_Exercise instructions_. From the entries below, reproduce exactly the line containing "to_global = true;", the line containing "auto loss_stage = [&]()", and every line in between, with nothing added.

### Records to process ###

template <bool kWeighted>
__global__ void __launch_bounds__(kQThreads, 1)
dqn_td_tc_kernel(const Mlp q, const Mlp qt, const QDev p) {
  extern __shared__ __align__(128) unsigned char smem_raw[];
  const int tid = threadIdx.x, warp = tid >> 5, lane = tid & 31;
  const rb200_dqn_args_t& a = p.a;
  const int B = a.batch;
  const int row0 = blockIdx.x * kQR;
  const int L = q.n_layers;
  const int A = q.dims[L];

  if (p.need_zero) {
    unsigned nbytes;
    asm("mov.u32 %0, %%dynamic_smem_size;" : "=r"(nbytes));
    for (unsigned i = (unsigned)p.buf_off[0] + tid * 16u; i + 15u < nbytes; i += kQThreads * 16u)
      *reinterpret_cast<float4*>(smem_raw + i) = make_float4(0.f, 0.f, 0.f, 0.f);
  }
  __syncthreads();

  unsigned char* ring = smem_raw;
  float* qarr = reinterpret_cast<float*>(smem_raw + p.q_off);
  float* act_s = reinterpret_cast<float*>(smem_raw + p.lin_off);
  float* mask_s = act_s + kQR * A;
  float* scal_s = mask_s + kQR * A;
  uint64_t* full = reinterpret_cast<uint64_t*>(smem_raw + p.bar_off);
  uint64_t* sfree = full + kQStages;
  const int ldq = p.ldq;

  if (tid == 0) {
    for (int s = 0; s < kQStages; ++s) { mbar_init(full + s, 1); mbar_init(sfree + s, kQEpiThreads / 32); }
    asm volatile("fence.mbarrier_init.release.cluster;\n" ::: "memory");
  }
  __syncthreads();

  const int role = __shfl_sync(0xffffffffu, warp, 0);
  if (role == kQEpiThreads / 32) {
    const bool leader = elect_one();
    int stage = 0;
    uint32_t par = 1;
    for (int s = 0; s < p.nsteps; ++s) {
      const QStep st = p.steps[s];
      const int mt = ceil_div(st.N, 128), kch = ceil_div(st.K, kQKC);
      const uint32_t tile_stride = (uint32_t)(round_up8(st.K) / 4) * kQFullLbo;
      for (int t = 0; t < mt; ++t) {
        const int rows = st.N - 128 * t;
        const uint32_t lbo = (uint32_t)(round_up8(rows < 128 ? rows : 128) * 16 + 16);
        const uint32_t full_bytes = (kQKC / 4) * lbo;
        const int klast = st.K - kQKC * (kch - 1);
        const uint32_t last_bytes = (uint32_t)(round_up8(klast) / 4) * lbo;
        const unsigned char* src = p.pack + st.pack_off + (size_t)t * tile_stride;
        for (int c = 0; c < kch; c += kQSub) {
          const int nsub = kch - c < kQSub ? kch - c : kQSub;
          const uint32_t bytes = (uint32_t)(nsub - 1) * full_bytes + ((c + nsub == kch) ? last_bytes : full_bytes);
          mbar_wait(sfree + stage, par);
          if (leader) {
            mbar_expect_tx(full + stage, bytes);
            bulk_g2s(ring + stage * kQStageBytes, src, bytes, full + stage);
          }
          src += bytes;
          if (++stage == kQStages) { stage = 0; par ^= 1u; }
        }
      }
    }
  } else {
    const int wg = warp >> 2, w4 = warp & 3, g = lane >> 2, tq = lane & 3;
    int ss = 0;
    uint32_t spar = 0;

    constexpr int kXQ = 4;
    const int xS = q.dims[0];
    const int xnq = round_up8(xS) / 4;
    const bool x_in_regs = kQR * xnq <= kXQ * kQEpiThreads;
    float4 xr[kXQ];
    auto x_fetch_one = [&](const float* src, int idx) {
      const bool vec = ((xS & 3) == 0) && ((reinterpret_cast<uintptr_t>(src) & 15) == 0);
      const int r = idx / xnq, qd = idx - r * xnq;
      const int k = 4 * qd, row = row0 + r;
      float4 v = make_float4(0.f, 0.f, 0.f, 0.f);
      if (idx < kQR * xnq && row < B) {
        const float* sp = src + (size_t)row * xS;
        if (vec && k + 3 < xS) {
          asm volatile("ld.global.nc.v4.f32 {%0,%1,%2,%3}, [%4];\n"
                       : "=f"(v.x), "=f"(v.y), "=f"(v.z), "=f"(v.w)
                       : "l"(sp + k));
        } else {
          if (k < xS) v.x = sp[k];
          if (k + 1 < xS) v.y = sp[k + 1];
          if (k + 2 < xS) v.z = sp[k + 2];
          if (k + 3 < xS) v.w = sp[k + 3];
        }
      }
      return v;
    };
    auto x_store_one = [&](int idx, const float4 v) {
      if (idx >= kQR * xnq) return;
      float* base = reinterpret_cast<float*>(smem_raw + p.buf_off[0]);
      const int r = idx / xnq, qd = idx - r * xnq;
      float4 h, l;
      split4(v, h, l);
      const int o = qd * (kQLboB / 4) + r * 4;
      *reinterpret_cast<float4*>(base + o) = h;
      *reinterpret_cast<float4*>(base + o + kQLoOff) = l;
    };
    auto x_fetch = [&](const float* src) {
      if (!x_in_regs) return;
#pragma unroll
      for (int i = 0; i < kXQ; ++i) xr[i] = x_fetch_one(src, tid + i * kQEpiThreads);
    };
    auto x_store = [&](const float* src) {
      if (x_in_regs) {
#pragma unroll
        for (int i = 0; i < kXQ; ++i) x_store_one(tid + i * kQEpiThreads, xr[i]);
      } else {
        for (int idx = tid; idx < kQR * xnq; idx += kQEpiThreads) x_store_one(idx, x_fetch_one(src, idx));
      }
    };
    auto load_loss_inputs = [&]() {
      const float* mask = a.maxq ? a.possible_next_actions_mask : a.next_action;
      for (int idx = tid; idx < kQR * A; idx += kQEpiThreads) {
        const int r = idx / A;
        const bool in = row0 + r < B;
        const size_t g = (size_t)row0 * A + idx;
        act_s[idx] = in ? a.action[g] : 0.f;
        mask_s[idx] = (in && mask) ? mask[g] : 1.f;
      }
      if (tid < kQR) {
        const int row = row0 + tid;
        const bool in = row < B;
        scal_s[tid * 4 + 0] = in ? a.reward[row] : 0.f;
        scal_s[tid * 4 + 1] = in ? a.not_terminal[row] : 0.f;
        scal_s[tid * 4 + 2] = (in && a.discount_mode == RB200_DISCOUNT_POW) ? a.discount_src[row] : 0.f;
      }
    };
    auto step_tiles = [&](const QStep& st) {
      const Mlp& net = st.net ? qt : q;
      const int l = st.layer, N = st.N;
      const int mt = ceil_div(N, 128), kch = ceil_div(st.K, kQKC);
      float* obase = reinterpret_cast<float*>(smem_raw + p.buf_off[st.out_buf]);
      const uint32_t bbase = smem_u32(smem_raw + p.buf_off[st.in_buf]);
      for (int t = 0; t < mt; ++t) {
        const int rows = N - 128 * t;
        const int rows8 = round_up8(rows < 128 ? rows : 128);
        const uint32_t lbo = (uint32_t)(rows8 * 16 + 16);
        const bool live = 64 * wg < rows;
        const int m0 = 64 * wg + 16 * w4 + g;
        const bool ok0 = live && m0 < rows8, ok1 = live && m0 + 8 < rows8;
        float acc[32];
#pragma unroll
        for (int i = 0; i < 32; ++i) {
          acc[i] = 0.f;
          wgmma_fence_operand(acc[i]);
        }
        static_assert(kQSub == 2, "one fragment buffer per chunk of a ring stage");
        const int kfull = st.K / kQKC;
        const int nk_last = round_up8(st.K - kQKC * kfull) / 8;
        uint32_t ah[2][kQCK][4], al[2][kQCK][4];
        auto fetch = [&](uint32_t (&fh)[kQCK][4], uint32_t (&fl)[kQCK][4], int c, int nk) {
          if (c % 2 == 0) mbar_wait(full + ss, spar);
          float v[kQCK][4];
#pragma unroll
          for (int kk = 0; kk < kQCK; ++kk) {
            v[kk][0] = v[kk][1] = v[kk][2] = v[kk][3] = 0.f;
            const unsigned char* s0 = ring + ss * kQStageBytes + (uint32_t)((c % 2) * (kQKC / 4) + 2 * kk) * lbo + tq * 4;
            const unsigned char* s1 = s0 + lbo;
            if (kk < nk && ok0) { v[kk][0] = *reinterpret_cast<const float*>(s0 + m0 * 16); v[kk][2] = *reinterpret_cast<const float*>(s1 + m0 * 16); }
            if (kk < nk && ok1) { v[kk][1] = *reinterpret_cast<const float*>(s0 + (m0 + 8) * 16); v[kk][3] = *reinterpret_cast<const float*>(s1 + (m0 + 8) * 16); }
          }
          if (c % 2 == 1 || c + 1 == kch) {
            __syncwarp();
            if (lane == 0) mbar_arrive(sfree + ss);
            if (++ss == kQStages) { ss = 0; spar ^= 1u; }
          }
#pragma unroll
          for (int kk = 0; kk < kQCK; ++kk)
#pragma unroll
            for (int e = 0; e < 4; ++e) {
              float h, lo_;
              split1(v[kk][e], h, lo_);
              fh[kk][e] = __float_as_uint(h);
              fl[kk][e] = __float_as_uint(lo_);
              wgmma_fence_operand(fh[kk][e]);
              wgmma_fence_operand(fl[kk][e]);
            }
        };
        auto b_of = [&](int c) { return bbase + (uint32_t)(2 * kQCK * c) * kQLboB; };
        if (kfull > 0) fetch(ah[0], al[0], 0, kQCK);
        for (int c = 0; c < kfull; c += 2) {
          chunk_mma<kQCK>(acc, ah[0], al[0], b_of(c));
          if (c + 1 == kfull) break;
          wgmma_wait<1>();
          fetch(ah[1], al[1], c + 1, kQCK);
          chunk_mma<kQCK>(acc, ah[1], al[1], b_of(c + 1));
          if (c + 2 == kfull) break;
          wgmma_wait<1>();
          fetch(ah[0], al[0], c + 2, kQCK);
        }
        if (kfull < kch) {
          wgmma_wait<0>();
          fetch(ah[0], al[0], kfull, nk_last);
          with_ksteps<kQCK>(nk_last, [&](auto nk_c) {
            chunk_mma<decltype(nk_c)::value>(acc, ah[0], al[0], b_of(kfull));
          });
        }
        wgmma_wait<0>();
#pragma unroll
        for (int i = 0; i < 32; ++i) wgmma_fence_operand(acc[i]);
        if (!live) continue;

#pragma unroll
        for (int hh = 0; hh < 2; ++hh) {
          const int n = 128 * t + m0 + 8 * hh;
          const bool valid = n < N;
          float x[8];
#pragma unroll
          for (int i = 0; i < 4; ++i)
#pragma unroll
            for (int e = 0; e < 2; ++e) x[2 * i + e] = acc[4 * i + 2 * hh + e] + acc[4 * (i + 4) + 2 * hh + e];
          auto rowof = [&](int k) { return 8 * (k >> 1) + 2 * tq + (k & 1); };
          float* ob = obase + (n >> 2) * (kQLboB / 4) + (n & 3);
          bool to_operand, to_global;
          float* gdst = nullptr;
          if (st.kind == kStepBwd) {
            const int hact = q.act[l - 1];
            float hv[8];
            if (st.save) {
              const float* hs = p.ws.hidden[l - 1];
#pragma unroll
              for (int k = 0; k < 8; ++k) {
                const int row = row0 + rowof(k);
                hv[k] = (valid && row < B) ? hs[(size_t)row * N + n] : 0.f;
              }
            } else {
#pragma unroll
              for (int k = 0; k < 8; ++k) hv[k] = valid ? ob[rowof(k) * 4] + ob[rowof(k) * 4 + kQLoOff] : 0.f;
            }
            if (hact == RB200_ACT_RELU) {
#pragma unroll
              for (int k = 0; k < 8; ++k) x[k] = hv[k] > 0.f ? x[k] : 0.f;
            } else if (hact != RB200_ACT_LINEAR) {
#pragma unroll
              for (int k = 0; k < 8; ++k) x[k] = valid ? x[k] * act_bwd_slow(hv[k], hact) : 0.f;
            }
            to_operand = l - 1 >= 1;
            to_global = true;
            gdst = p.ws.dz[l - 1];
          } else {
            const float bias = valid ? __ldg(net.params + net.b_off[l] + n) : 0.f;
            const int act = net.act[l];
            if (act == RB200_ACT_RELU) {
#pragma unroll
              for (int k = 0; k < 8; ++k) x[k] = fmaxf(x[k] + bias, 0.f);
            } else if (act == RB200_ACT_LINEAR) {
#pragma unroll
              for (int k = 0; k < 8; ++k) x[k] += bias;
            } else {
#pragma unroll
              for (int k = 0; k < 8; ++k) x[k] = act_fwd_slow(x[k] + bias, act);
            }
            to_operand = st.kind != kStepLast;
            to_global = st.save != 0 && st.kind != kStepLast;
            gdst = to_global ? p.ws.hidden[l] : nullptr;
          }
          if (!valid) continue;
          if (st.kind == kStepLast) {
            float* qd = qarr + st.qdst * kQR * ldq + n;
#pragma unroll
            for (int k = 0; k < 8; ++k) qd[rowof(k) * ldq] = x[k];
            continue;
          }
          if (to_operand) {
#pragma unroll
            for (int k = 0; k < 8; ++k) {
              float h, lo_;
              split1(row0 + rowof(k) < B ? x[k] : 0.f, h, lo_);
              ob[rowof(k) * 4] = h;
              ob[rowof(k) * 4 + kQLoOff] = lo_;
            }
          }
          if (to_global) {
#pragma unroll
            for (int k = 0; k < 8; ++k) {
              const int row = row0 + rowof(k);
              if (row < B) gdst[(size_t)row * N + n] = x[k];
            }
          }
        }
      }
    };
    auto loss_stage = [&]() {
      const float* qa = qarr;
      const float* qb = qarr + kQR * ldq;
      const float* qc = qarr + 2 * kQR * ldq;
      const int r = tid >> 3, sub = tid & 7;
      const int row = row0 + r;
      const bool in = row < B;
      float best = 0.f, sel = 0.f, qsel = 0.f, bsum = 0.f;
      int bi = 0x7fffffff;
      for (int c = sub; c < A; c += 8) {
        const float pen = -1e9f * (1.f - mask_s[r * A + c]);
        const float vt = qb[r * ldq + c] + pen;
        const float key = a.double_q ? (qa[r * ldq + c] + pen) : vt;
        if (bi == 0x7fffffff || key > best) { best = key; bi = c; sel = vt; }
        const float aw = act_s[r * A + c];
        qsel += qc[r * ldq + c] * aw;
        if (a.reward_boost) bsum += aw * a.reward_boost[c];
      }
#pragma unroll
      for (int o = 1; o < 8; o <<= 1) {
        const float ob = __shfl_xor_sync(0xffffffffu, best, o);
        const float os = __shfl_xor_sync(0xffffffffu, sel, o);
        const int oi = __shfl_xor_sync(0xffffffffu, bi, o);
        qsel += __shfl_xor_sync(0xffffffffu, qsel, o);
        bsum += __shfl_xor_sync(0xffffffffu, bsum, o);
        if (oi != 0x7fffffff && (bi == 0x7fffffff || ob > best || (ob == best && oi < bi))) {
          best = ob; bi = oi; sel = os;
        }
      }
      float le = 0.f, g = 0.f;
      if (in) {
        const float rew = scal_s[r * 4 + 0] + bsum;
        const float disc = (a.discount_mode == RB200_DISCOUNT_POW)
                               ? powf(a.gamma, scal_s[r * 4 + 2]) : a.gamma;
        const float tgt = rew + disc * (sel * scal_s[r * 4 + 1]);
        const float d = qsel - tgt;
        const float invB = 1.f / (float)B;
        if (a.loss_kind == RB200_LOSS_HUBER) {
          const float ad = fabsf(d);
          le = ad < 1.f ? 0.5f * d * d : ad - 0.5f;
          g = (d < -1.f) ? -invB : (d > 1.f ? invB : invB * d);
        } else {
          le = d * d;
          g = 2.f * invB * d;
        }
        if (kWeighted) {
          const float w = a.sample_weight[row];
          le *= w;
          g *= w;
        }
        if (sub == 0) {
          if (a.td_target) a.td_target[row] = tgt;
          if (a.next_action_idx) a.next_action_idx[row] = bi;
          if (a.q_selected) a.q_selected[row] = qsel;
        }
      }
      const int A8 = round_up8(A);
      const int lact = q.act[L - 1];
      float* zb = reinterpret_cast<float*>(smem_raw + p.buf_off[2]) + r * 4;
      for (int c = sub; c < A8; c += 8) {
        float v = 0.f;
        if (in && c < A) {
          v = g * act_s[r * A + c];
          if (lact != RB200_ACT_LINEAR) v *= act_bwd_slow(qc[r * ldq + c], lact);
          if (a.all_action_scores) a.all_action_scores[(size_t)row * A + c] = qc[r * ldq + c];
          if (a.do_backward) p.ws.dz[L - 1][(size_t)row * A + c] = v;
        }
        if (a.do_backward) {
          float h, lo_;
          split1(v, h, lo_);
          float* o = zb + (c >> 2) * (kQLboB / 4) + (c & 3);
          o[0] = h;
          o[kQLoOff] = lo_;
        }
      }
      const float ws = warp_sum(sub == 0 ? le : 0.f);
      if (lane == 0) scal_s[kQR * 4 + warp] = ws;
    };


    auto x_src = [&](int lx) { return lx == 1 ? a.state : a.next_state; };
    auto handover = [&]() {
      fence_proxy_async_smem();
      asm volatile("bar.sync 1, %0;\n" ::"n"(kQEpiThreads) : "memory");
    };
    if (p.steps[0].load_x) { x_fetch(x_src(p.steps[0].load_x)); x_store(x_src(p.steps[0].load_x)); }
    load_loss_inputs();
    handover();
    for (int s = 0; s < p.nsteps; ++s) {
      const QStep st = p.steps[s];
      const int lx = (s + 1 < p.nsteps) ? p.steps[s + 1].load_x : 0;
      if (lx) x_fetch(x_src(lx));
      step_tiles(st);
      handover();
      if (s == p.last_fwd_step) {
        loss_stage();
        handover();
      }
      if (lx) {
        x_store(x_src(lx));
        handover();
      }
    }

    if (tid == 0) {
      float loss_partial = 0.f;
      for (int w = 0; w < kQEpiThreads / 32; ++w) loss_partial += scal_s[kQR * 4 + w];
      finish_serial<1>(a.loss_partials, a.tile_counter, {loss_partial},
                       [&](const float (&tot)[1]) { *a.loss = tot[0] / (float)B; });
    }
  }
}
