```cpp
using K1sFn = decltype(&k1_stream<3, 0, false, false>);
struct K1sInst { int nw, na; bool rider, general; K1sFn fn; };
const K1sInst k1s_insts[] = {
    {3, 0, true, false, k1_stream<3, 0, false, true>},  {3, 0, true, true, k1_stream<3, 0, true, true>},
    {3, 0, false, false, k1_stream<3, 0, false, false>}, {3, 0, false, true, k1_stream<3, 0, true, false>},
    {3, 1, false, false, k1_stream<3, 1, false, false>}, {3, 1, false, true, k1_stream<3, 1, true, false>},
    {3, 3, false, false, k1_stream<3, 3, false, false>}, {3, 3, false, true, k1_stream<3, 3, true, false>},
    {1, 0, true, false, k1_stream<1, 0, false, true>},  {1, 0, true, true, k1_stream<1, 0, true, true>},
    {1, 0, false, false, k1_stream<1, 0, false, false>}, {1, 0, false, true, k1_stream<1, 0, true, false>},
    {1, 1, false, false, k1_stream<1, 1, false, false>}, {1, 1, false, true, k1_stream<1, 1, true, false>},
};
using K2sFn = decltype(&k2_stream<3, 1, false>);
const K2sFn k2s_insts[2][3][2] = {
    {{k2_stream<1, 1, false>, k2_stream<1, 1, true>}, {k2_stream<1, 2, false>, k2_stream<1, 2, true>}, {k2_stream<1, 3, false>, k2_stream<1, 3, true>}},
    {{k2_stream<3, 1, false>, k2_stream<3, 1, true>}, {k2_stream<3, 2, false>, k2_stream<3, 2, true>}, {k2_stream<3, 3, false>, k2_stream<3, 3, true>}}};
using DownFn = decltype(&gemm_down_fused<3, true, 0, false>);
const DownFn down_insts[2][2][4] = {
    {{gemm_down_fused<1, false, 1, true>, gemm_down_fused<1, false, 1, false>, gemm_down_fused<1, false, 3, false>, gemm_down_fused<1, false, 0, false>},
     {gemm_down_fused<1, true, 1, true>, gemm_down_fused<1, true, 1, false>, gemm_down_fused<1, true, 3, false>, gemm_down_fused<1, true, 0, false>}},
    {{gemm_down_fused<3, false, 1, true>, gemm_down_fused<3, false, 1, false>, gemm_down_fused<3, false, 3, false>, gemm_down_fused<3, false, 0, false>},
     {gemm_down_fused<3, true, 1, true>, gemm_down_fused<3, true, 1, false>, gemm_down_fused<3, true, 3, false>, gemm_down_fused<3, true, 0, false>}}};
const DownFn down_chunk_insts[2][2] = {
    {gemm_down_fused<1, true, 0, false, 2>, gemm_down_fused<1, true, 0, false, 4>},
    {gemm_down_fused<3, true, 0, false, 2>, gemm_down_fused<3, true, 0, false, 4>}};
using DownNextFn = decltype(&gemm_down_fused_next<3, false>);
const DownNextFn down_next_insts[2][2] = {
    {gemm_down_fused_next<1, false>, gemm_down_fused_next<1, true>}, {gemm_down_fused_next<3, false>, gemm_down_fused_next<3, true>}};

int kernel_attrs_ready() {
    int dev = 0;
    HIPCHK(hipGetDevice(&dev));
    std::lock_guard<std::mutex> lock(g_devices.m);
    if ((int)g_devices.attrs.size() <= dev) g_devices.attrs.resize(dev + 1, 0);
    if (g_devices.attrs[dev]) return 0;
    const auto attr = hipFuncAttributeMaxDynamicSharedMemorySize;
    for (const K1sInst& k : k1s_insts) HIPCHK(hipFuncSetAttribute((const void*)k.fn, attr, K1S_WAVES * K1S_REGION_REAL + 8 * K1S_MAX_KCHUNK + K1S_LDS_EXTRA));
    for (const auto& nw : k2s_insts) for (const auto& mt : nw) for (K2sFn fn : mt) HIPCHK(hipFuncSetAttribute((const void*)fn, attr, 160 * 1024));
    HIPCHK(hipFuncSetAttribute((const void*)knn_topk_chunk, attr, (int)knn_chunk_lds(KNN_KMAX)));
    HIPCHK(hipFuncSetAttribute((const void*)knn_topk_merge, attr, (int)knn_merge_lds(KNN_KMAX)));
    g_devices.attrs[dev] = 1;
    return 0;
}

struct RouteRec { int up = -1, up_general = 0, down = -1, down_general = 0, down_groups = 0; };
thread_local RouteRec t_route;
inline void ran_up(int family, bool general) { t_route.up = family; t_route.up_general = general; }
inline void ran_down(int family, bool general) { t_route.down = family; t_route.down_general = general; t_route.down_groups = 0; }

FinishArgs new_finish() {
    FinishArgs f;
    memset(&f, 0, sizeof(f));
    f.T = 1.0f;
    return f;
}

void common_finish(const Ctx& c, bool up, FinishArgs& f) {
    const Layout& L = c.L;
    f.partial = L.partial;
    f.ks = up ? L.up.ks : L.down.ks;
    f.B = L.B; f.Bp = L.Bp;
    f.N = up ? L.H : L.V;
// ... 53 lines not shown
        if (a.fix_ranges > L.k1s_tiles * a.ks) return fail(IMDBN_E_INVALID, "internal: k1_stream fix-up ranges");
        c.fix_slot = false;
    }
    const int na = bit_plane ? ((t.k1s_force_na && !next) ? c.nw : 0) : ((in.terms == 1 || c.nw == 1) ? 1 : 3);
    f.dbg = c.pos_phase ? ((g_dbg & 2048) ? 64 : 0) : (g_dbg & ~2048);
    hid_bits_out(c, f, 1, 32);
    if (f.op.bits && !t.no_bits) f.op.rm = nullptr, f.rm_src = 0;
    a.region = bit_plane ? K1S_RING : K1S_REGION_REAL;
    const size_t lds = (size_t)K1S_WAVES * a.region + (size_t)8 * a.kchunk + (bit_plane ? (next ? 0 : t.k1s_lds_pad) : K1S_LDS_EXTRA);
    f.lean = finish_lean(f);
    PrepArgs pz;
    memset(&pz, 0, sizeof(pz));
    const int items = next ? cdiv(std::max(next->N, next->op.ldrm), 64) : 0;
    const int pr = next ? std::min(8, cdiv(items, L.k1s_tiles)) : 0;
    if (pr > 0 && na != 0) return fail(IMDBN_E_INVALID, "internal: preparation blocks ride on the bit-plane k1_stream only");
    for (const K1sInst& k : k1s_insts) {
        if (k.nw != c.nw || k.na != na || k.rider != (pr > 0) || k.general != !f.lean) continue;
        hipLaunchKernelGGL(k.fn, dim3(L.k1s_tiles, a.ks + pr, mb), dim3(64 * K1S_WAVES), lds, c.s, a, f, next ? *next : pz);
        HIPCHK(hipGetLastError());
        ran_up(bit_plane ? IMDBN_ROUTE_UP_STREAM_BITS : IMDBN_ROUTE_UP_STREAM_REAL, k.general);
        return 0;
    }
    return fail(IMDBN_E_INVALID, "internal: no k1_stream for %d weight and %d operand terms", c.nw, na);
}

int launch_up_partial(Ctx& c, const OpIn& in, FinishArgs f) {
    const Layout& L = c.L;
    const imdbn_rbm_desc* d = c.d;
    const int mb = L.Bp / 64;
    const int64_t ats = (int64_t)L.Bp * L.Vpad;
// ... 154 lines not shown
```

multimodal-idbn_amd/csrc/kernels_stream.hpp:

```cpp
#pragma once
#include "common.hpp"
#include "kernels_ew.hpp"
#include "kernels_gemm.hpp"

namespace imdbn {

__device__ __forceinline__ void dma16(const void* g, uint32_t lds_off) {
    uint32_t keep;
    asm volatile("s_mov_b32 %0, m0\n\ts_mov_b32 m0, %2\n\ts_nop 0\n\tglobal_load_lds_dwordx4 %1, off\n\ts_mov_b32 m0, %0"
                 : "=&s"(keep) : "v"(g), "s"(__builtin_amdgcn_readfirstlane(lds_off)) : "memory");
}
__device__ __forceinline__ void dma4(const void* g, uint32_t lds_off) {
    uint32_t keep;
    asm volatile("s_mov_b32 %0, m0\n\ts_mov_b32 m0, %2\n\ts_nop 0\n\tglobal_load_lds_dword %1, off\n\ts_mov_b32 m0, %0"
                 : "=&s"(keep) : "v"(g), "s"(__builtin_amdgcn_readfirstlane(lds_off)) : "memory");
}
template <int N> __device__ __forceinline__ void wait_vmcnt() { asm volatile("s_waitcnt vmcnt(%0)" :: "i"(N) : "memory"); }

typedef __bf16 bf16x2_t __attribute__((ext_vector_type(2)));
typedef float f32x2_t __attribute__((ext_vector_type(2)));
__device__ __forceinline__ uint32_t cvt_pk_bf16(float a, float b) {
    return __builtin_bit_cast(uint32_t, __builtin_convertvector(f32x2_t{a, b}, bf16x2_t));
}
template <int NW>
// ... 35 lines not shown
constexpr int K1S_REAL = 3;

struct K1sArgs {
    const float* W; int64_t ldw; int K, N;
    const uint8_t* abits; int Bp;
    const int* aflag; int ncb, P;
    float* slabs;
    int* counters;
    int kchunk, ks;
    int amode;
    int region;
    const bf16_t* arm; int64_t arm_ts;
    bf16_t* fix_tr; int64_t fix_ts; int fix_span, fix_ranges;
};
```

###

_Worked solution_.
            to_global = true;
            gdst = p.ws.dz[l - 1];
          } else {
            const float bias = valid ? __ldg(net.params + net.b_off[l] + n) : 0.f;
            const int act = net.act[l];
            if (act == RB200_ACT_RELU) {
#pragma unroll
              for (int k = 0; k < 8; ++k) x[k] = fmaxf(x[k] + bias, 0.f);
            } else if (act == RB200_ACT_LINEAR) {
#pragma unroll
              for (int k = 0; k < 8; ++k) x[k] += bias;
            } else {
#pragma unroll
              for (int k = 0; k < 8; ++k) x[k] = act_fwd_slow(x[k] + bias, act);
            }
            to_operand = st.kind != kStepLast;
            to_global = st.save != 0 && st.kind != kStepLast;
            gdst = to_global ? p.ws.hidden[l] : nullptr;
          }
          if (!valid) continue;
          if (st.kind == kStepLast) {
            float* qd = qarr + st.qdst * kQR * ldq + n;
#pragma unroll
            for (int k = 0; k < 8; ++k) qd[rowof(k) * ldq] = x[k];
            continue;
          }
          if (to_operand) {
#pragma unroll
            for (int k = 0; k < 8; ++k) {
              float h, lo_;
              split1(row0 + rowof(k) < B ? x[k] : 0.f, h, lo_);
              ob[rowof(k) * 4] = h;
              ob[rowof(k) * 4 + kQLoOff] = lo_;
            }
          }
          if (to_global) {
#pragma unroll
            for (int k = 0; k < 8; ++k) {
              const int row = row0 + rowof(k);
              if (row < B) gdst[(size_t)row * N + n] = x[k];
            }
          }
        }
      }
    };
    auto loss_stage = [&]() {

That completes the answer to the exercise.